## Given information
============================================================

# BDMstudio/audio-cut

Hardware: AMD Instinct MI355X
Metric: audio-seconds processed/sec (separate+detect) per GPU; cut-point index parity (higher is better)
Workload: dtype f32

## Files before the change

### audio_cut_amd/csrc/ac_tdf_small.hip

```cpp
#include "ac_common.h"

typedef __attribute__((ext_vector_type(4))) float f32x4;

#define TS_ROWS 32
#define TS_HMAX 48
#define TS_HSTRIDE 50
#define TS_OSTRIDE 36

template <int NT1>
__global__ __launch_bounds__(256) void k_tdf_small(const float* __restrict__ x, const float4* __restrict__ w1p,
                                                   const float* __restrict__ w2p, const float* __restrict__ s1,
                                                   const float* __restrict__ b1, const float* __restrict__ s2,
                                                   const float* __restrict__ b2, float* __restrict__ y, long long M, int F,
                                                   int Hd, int T, int C, float* __restrict__ out_amax) {
    __shared__ __attribute__((aligned(16))) float s_h[4][TS_ROWS * TS_HSTRIDE];
    const int lane = threadIdx.x & 63, wave = threadIdx.x >> 6;
    const int r = lane & 15, g = lane >> 4;
    const long long m0 = ((long long)blockIdx.x * 4 + wave) * TS_ROWS;
    if (m0 >= M) return;
    const int n_kk = F / 16;
    const int n_ks2 = (Hd + 3) / 4;
    float* sh = s_h[wave];

    f32x4 acc1[2][NT1];
#pragma unroll
    for (int mt = 0; mt < 2; ++mt)
#pragma unroll
        for (int nt = 0; nt < NT1; ++nt) acc1[mt][nt] = (f32x4){0.f, 0.f, 0.f, 0.f};
    const float* xa0 = x + (m0 + r) * (long long)F + 4 * g;
    const float* xa1 = xa0 + 16LL * F;
    for (int kk = 0; kk < n_kk; ++kk) {
        const float4 a0 = *reinterpret_cast<const float4*>(xa0 + 16 * kk);
        const float4 a1 = *reinterpret_cast<const float4*>(xa1 + 16 * kk);
#pragma unroll
        for (int nt = 0; nt < NT1; ++nt) {
            const float4 b = w1p[((size_t)nt * n_kk + kk) * 64 + lane];
            acc1[0][nt] = __builtin_amdgcn_mfma_f32_16x16x4f32(a0.x, b.x, acc1[0][nt], 0, 0, 0);
            acc1[1][nt] = __builtin_amdgcn_mfma_f32_16x16x4f32(a1.x, b.x, acc1[1][nt], 0, 0, 0);
            acc1[0][nt] = __builtin_amdgcn_mfma_f32_16x16x4f32(a0.y, b.y, acc1[0][nt], 0, 0, 0);
            acc1[1][nt] = __builtin_amdgcn_mfma_f32_16x16x4f32(a1.y, b.y, acc1[1][nt], 0, 0, 0);
            acc1[0][nt] = __builtin_amdgcn_mfma_f32_16x16x4f32(a0.z, b.z, acc1[0][nt], 0, 0, 0);
            acc1[1][nt] = __builtin_amdgcn_mfma_f32_16x16x4f32(a1.z, b.z, acc1[1][nt], 0, 0, 0);
            acc1[0][nt] = __builtin_amdgcn_mfma_f32_16x16x4f32(a0.w, b.w, acc1[0][nt], 0, 0, 0);
            acc1[1][nt] = __builtin_amdgcn_mfma_f32_16x16x4f32(a1.w, b.w, acc1[1][nt], 0, 0, 0);
        }
    }
#pragma unroll
    for (int mt = 0; mt < 2; ++mt) {
#pragma unroll
        for (int i = 0; i < 4; ++i) {
            const int row = mt * 16 + 4 * g + i;
            const int c = (int)(((m0 + row) / T) % C);
            const float sc = s1[c], sf = b1[c];
#pragma unroll
            for (int nt = 0; nt < NT1; ++nt) {
                const int j = nt * 16 + r;
                sh[row * TS_HSTRIDE + j] = (j < Hd) ? fmaxf(acc1[mt][nt][i] * sc + sf, 0.f) : 0.f;
            }
        }
    }
    __builtin_amdgcn_wave_barrier();
    float ha[2][TS_HMAX / 4];
#pragma unroll
    for (int ks = 0; ks < TS_HMAX / 4; ++ks) {
        const int k = 4 * ks + g;
        ha[0][ks] = (ks < n_ks2) ? sh[r * TS_HSTRIDE + k] : 0.f;
        ha[1][ks] = (ks < n_ks2) ? sh[(16 + r) * TS_HSTRIDE + k] : 0.f;
    }
    int crow[2][4];
    float sc2[2][4], sf2[2][4];
#pragma unroll
    for (int mt = 0; mt < 2; ++mt)
#pragma unroll
        for (int i = 0; i < 4; ++i) {
            const int row = mt * 16 + 4 * g + i;
            crow[mt][i] = row;
            const int c = (int)(((m0 + row) / T) % C);
            sc2[mt][i] = s2[c]; sf2[mt][i] = b2[c];
        }
    __builtin_amdgcn_wave_barrier();
    float* so = sh;
    float vmax[4] = {0.f, 0.f, 0.f, 0.f};
    const int orow = lane >> 3, oc4 = lane & 7;
    const int n_nt2 = F / 16;
    for (int nt = 0; nt < n_nt2; nt += 2) {
#pragma unroll
        for (int t = 0; t < 2; ++t) {
            f32x4 acc[2] = {(f32x4){0.f, 0.f, 0.f, 0.f}, (f32x4){0.f, 0.f, 0.f, 0.f}};
            const float* wb = w2p + ((size_t)(nt + t) * n_ks2) * 64 + lane;
#pragma unroll
            for (int ks = 0; ks < TS_HMAX / 4; ++ks) {
                if (ks < n_ks2) {
                    const float b = wb[ks * 64];
                    acc[0] = __builtin_amdgcn_mfma_f32_16x16x4f32(ha[0][ks], b, acc[0], 0, 0, 0);
                    acc[1] = __builtin_amdgcn_mfma_f32_16x16x4f32(ha[1][ks], b, acc[1], 0, 0, 0);
                }
            }
#pragma unroll
            for (int mt = 0; mt < 2; ++mt)
#pragma unroll
                for (int i = 0; i < 4; ++i)
                    so[crow[mt][i] * TS_OSTRIDE + t * 16 + r] = fmaxf(acc[mt][i] * sc2[mt][i] + sf2[mt][i], 0.f);
        }
        __builtin_amdgcn_wave_barrier();
#pragma unroll
        for (int p = 0; p < 4; ++p) {
            const int row = orow + 8 * p;
            const size_t o = (size_t)(m0 + row) * F + nt * 16 + 4 * oc4;
            const float4 t4 = *reinterpret_cast<const float4*>(&so[row * TS_OSTRIDE + 4 * oc4]);
            float4 v = *reinterpret_cast<const float4*>(x + o);
            v.x += t4.x; v.y += t4.y; v.z += t4.z; v.w += t4.w;
            vmax[p] = fmaxf(fmaxf(vmax[p], fmaxf(fabsf(v.x), fabsf(v.y))), fmaxf(fabsf(v.z), fabsf(v.w)));
            *reinterpret_cast<float4*>(y + o) = v;
        }
        __builtin_amdgcn_wave_barrier();
    }
    if (out_amax) {
        float* slots = out_amax + (m0 / ((long long)C * T)) * T;
#pragma unroll
        for (int p = 0; p < 4; ++p) {
            float v = vmax[p];
#pragma unroll
            for (int off = 4; off > 0; off >>= 1) v = fmaxf(v, __shfl_xor(v, off, AC_WAVE));
            if (oc4 == 0 && v > 0.f)
                atomicMax(reinterpret_cast<unsigned*>(slots + (int)((m0 + orow + 8 * p) % T)), __float_as_uint(v));
        }
    }
}

extern "C" int ac_tdf_small_fused(ac_ctx* ctx, const float* x, const void* w1_packed, const void* w2_packed, const float* scale1,
                                  const float* shift1, const float* scale2, const float* shift2, float* y, long long M, int F,
                                  int Hd, int T, int C, float* out_amax, void* stream) {
    AC_REQUIRE(ctx && x && w1_packed && w2_packed && scale1 && shift1 && scale2 && shift2 && y, "null pointer");
    AC_REQUIRE(M > 0 && M % TS_ROWS == 0, "M % 32 == 0");
    AC_REQUIRE(F > 0 && F % 32 == 0, "F % 32 == 0 (the epilogue walks pairs of 16-column tiles)");
    AC_REQUIRE(Hd > 0 && Hd <= TS_HMAX, "bottleneck width in [1, 48]");
    AC_REQUIRE(T > 0 && C > 0, "T, C > 0");
    AC_REQUIRE(!out_amax || ((long long)C * T) % TS_ROWS == 0, "amax needs (C * T) % 32 == 0 (a wave's 32 rows inside one item)");
    AC_REQUIRE(x != y, "in-place not supported (the residual is re-read)");
    const long long n_wave = M / TS_ROWS;
    const long long nblk = (n_wave + 3) / 4;
    AC_REQUIRE(nblk < (1LL << 31), "grid too large");
    dim3 grid((unsigned)nblk), block(256);
    hipStream_t st = (hipStream_t)stream;
    const float4* w1 = (const float4*)w1_packed;
    const float* w2 = (const float*)w2_packed;
    const int nt1 = (Hd + 15) / 16;
    if (nt1 == 3)      hipLaunchKernelGGL(k_tdf_small<3>, grid, block, 0, st, x, w1, w2, scale1, shift1, scale2, shift2, y, M, F, Hd, T, C, out_amax);
    else if (nt1 == 2) hipLaunchKernelGGL(k_tdf_small<2>, grid, block, 0, st, x, w1, w2, scale1, shift1, scale2, shift2, y, M, F, Hd, T, C, out_amax);
    else               hipLaunchKernelGGL(k_tdf_small<1>, grid, block, 0, st, x, w1, w2, scale1, shift1, scale2, shift2, y, M, F, Hd, T, C, out_amax);
    AC_LAUNCH_CHECK();
    return AC_OK;
}
```

Before: 1552.

## Stage x tiles through LDS with coalesced loads and prefetch weights in GEMM1

The first GEMM previously loaded x rows directly in the MFMA fragment layout, where each lane read a float4 from a different row, so loads were poorly coalesced. Now each wave reads 32x32 tiles of x with row-contiguous float4 loads, writes them to its LDS slice and re-reads them in MFMA layout. The next tile and the next packed weight fragments are prefetched one step ahead in registers. This adds LDS traffic, wave barriers and register pressure. It also assumes F is a multiple of 32, which the existing precondition already enforces.

```diff
diff --git a/audio_cut_amd/csrc/ac_tdf_small.hip b/audio_cut_amd/csrc/ac_tdf_small.hip
--- a/audio_cut_amd/csrc/ac_tdf_small.hip
+++ b/audio_cut_amd/csrc/ac_tdf_small.hip
@@ -5,6 +5,7 @@
 #define TS_ROWS 32
 #define TS_HMAX 48
 #define TS_HSTRIDE 50
+#define TS_XSTRIDE 40
 #define TS_OSTRIDE 36
 
 template <int NT1>
@@ -19,6 +20,7 @@
     const long long m0 = ((long long)blockIdx.x * 4 + wave) * TS_ROWS;
     if (m0 >= M) return;
     const int n_kk = F / 16;
+    const int n_kp = n_kk / 2;
     const int n_ks2 = (Hd + 3) / 4;
     float* sh = s_h[wave];
 
@@ -27,24 +29,52 @@
     for (int mt = 0; mt < 2; ++mt)
 #pragma unroll
         for (int nt = 0; nt < NT1; ++nt) acc1[mt][nt] = (f32x4){0.f, 0.f, 0.f, 0.f};
-    const float* xa0 = x + (m0 + r) * (long long)F + 4 * g;
-    const float* xa1 = xa0 + 16LL * F;
-    for (int kk = 0; kk < n_kk; ++kk) {
-        const float4 a0 = *reinterpret_cast<const float4*>(xa0 + 16 * kk);
-        const float4 a1 = *reinterpret_cast<const float4*>(xa1 + 16 * kk);
+    const int lrow = lane >> 3, lc4 = lane & 7;
+    const float* xg = x + (m0 + lrow) * (long long)F + 4 * lc4;
+    f32x4 nx[4];
 #pragma unroll
-        for (int nt = 0; nt < NT1; ++nt) {
-            const float4 b = w1p[((size_t)nt * n_kk + kk) * 64 + lane];
-            acc1[0][nt] = __builtin_amdgcn_mfma_f32_16x16x4f32(a0.x, b.x, acc1[0][nt], 0, 0, 0);
-            acc1[1][nt] = __builtin_amdgcn_mfma_f32_16x16x4f32(a1.x, b.x, acc1[1][nt], 0, 0, 0);
-            acc1[0][nt] = __builtin_amdgcn_mfma_f32_16x16x4f32(a0.y, b.y, acc1[0][nt], 0, 0, 0);
-            acc1[1][nt] = __builtin_amdgcn_mfma_f32_16x16x4f32(a1.y, b.y, acc1[1][nt], 0, 0, 0);
-            acc1[0][nt] = __builtin_amdgcn_mfma_f32_16x16x4f32(a0.z, b.z, acc1[0][nt], 0, 0, 0);
-            acc1[1][nt] = __builtin_amdgcn_mfma_f32_16x16x4f32(a1.z, b.z, acc1[1][nt], 0, 0, 0);
-            acc1[0][nt] = __builtin_amdgcn_mfma_f32_16x16x4f32(a0.w, b.w, acc1[0][nt], 0, 0, 0);
-            acc1[1][nt] = __builtin_amdgcn_mfma_f32_16x16x4f32(a1.w, b.w, acc1[1][nt], 0, 0, 0);
+    for (int p = 0; p < 4; ++p) nx[p] = *reinterpret_cast<const f32x4*>(xg + (long long)(8 * p) * F);
+    f32x4 bc[NT1];
+    const f32x4* w1v = reinterpret_cast<const f32x4*>(w1p);
+#pragma unroll
+    for (int nt = 0; nt < NT1; ++nt) bc[nt] = w1v[((size_t)nt * n_kk) * 64 + lane];
+    for (int kp = 0; kp < n_kp; ++kp) {
+        const int kpn = kp + 1 < n_kp ? kp + 1 : kp;
+#pragma unroll
+        for (int p = 0; p < 4; ++p) *reinterpret_cast<f32x4*>(&sh[(lrow + 8 * p) * TS_XSTRIDE + 4 * lc4]) = nx[p];
+#pragma unroll
+        for (int p = 0; p < 4; ++p) nx[p] = *reinterpret_cast<const f32x4*>(xg + (long long)(8 * p) * F + 32 * kpn);
+        __builtin_amdgcn_wave_barrier();
+        f32x4 a[2][2];
+#pragma unroll
+        for (int h = 0; h < 2; ++h)
+#pragma unroll
+            for (int mt = 0; mt < 2; ++mt) a[h][mt] = *reinterpret_cast<const f32x4*>(&sh[(mt * 16 + r) * TS_XSTRIDE + 16 * h + 4 * g]);
+        __builtin_amdgcn_wave_barrier();
+#pragma unroll
+        for (int h = 0; h < 2; ++h) {
+            const f32x4 a0 = a[h][0], a1 = a[h][1];
+            const int kn = 2 * kp + h + 1;
+            f32x4 bn[NT1];
+#pragma unroll
+            for (int nt = 0; nt < NT1; ++nt) bn[nt] = w1v[((size_t)nt * n_kk + (kn < n_kk ? kn : kn - 1)) * 64 + lane];
+#pragma unroll
+            for (int nt = 0; nt < NT1; ++nt) {
+                const f32x4 b = bc[nt];
+                acc1[0][nt] = __builtin_amdgcn_mfma_f32_16x16x4f32(a0.x, b.x, acc1[0][nt], 0, 0, 0);
+                acc1[1][nt] = __builtin_amdgcn_mfma_f32_16x16x4f32(a1.x, b.x, acc1[1][nt], 0, 0, 0);
+                acc1[0][nt] = __builtin_amdgcn_mfma_f32_16x16x4f32(a0.y, b.y, acc1[0][nt], 0, 0, 0);
+                acc1[1][nt] = __builtin_amdgcn_mfma_f32_16x16x4f32(a1.y, b.y, acc1[1][nt], 0, 0, 0);
+                acc1[0][nt] = __builtin_amdgcn_mfma_f32_16x16x4f32(a0.z, b.z, acc1[0][nt], 0, 0, 0);
+                acc1[1][nt] = __builtin_amdgcn_mfma_f32_16x16x4f32(a1.z, b.z, acc1[1][nt], 0, 0, 0);
+                acc1[0][nt] = __builtin_amdgcn_mfma_f32_16x16x4f32(a0.w, b.w, acc1[0][nt], 0, 0, 0);
+                acc1[1][nt] = __builtin_amdgcn_mfma_f32_16x16x4f32(a1.w, b.w, acc1[1][nt], 0, 0, 0);
+            }
+#pragma unroll
+            for (int nt = 0; nt < NT1; ++nt) bc[nt] = bn[nt];
         }
     }
+    __builtin_amdgcn_wave_barrier();
 #pragma unroll
     for (int mt = 0; mt < 2; ++mt) {
 #pragma unroll
```

Result: no change. 1555, median of 3 (+0.2%).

============================================================

## Task instructions
In the listing above, find each line with the word "define" and copy it out.

## Exercise solution
#define TS_ROWS 32
#define TS_HMAX 48
#define TS_HSTRIDE 50
#define TS_OSTRIDE 36
 #define TS_ROWS 32
 #define TS_HMAX 48
 #define TS_HSTRIDE 50
+#define TS_XSTRIDE 40
 #define TS_OSTRIDE 36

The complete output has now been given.